Search code examples
pythonnumpycythonnumba

Dynamically discounted cumulative sum in Numpy


I have a frequently occurring problem where I have two arrays of the same length: one with values and one with dynamic decay factors; and wish to calculate a vector of the decayed cumulative sum at each position. Using a Python loop to express the desired recurrence we have the following:

c = np.empty_like(x)
c[0] = x[0]
for i in range(1, len(x)):
    c[i] = c[i-1] * d[i] + x[i]

The Python code is very clear and readable, but slows things down significantly. I can get around this by using Numba to JIT-compile it, or Cython to precompile it. If the discount factors were a fixed number (which is not the case), I could have used SciPy's signals library and do an lfilter (see https://stackoverflow.com/a/47971187/1017986).

Is there a more "Numpythonic" way to express this without sacrificing clarity or efficiency?


Solution

  • Mathematically speaking, this is a first-order non-homogeneous recurrence relation with variable coefficients.

    Please note that coefficients (in your case, values in d[1:]) must be different from 0.

    Here is a way to solve your recurrence relation using NumPy functions. Note that d[0] is supposed to be equal to 1 (your algorithm is not using it anyway). In this solution, as you can see, the values in c do not depend on previous values in c. I.e., c[i] does not depend on c[i-1].

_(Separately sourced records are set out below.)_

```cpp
int segmi_bn_stats_rows(const segmi_act* x);
int segmi_bn_stats(int dtype, const segmi_act* x, float* stats_partials, void* stream);
int segmi_bn_finalize(const float* stats_partials, int rows, int c, double count,
                      const float* gamma, const float* beta, float* running_mean,
                      float* running_var, float momentum, float eps, float* mean,
                      float* invstd, float* scale, float* shift, void* stream);
int segmi_bn_eval_affine(int c, const float* gamma, const float* beta,
                         const float* running_mean, const float* running_var, float eps,
                         float* scale, float* shift, void* stream);
int segmi_bn_act_fwd(int dtype, const segmi_act* x, const segmi_act* y, const float* scale,
                     const float* shift, const float* prelu_alpha, const segmi_act* residual,
                     float dropout_p, uint32_t dropout_seed, void* stream);
int segmi_bn_act_bwd_rows(const segmi_act* x);
int segmi_bn_act_bwd_reduce(int dtype, const segmi_act* dy, const segmi_act* x,
                            const float* mean, const float* invstd, const float* gamma,
                            const float* beta, const float* prelu_alpha, float* red_partials,
                            float dropout_p, uint32_t dropout_seed,
                            const segmi_bn_bwd_fin* fin , void* stream);
int segmi_bn_act_bwd_finalize(const float* red_partials, int rows, int c, double count,
                              const float* gamma, const float* invstd, float* dgamma,
                              float* dbeta, float* dalpha, float* coef, void* stream);
int segmi_bn_act_bwd_fused_ok(int dtype, const segmi_act* dy, const segmi_act* x, const segmi_act* dx);
int segmi_bn_act_bwd_fused_rows(const segmi_act* x);
int segmi_bn_act_bwd_fused_wgs(int dtype, const segmi_act* x, int max_wgs);
int segmi_bn_act_bwd_fused(int dtype, const segmi_act* dy, const segmi_act* x, const segmi_act* dx,
                           const float* mean, const float* invstd, const float* gamma, const float* beta,
                           const float* prelu_alpha, float* red_partials, const segmi_bn_bwd_fin* fin,
// ... 332 lines not shown
```

### segmantic_amd/_lib.py

```python
from __future__ import annotations

import ctypes as C
import os
from pathlib import Path

import torch

SEGMI_F32 = 0
SEGMI_BF16 = 1
SEGMI_F16 = 2

_LIB_PATH = Path(__file__).resolve().parent / "csrc" / "libsegmi.so"


class Act(C.Structure):

    _fields_ = [("data", C.c_void_p), ("n", C.c_int32), ("d", C.c_int32), ("h", C.c_int32),
                ("w", C.c_int32), ("c", C.c_int32), ("ld", C.c_int32)]
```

    g = np.insert(x[1:], 0, 0)
    
    pd = np.cumprod(d)
    c = pd * (x[0] + np.cumsum(g / pd))
    

    Let's make an example. Here I define two functions, one that computes the recurrence relation with your code, and one that uses NumPy:

    def rec(d, x):
        c = [x[0]]
        for i in range(1, len(x)):
            c.append(d[i] * c[-1] + x[i])
        return np.array(c)
    
    def num(d, x):
        g = np.insert(x[1:], 0, 0)
        pd = np.cumprod(d)
        return pd * (x[0] + np.cumsum(g / pd))
    

    Here are some usage examples:

    >>> rec(np.array([3, 4, 5.2, 6.1]), np.array([2, 3.2, 4, 5.7]))
    array([  2.   ,  11.2  ,  62.24 , 385.364])
    >>> num(np.array([3, 4, 5.2, 6.1]), np.array([2, 3.2, 4, 5.7]))
    array([  2.   ,  11.2  ,  62.24 , 385.364])
    
    >>> rec(np.array([3, 4.3, 5.2]), np.array([6.7, 7.1, 1.2]))
    array([  6.7  ,  35.91 , 187.932])
    >>> num(np.array([3, 4.3, 5.2]), np.array([6.7, 7.1, 1.2]))
    array([  6.7  ,  35.91 , 187.932])
    

    If you're interested in the mathematical details behind this answer (which are out of scope here), check this Wikipedia page.

    Edit

    This solution, while mathematically correct, might introduce numerical issues during the computation (because of the numpy.cumprod function), especially if d contains many values that are close to 0.